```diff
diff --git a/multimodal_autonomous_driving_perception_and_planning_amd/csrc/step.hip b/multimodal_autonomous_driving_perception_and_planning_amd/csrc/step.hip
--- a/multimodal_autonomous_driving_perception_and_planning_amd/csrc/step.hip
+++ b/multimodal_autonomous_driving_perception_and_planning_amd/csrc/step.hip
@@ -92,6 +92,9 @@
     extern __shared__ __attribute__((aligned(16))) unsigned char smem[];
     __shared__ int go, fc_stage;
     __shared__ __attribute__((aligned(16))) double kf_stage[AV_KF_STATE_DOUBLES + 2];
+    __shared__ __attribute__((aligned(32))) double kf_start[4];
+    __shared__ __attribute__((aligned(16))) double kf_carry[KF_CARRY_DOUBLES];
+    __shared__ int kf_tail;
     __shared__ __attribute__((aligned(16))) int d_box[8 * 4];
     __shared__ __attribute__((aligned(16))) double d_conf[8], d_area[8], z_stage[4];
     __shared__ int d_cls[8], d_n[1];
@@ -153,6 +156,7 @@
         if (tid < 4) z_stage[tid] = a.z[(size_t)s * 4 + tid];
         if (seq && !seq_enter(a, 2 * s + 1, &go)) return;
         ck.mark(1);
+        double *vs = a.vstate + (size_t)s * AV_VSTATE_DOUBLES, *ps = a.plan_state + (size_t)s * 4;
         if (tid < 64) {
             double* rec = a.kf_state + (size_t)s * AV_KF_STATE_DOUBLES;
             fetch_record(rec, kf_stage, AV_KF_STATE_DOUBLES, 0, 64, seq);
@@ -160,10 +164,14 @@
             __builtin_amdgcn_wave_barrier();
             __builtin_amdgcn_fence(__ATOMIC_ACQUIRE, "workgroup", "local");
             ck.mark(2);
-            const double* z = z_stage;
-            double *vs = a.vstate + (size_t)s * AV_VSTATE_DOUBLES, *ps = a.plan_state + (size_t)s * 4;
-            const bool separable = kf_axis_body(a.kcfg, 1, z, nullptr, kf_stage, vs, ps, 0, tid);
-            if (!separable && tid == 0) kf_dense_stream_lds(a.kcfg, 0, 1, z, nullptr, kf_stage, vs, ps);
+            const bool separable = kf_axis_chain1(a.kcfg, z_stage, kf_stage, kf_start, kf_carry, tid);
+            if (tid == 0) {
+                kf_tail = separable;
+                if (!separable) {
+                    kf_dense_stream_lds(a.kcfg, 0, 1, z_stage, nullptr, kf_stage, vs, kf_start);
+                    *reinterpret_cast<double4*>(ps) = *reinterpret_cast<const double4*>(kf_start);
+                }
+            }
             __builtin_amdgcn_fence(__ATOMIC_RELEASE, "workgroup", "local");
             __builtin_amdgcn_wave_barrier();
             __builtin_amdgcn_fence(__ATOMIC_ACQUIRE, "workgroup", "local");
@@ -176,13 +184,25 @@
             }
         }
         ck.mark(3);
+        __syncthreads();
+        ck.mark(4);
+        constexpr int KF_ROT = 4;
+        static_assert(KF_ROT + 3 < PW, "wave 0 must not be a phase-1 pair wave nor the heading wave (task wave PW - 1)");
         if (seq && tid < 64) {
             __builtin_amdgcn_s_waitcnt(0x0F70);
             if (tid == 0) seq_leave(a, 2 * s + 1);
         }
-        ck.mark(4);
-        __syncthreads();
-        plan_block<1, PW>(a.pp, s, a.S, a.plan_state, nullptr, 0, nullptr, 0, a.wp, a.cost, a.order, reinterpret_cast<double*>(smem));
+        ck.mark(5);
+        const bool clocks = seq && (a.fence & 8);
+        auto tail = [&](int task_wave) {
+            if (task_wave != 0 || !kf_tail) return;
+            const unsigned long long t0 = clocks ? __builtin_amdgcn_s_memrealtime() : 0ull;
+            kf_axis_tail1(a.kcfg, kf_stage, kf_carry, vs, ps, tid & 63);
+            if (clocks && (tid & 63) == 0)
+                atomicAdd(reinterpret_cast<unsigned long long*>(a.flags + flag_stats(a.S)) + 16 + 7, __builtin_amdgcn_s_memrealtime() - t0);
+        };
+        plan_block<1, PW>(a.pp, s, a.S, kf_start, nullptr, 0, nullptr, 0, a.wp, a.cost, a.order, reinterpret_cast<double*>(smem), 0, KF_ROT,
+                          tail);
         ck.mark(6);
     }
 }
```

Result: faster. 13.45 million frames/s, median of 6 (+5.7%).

━━━━━━━━━━━━━━━━━━━━━━━━━━━━━━

[WHAT IS EXPECTED]: For the listing shown above, count the lines that contain the word "long" and supply only the result.

[SOLUTION TO THE EXERCISE]: 2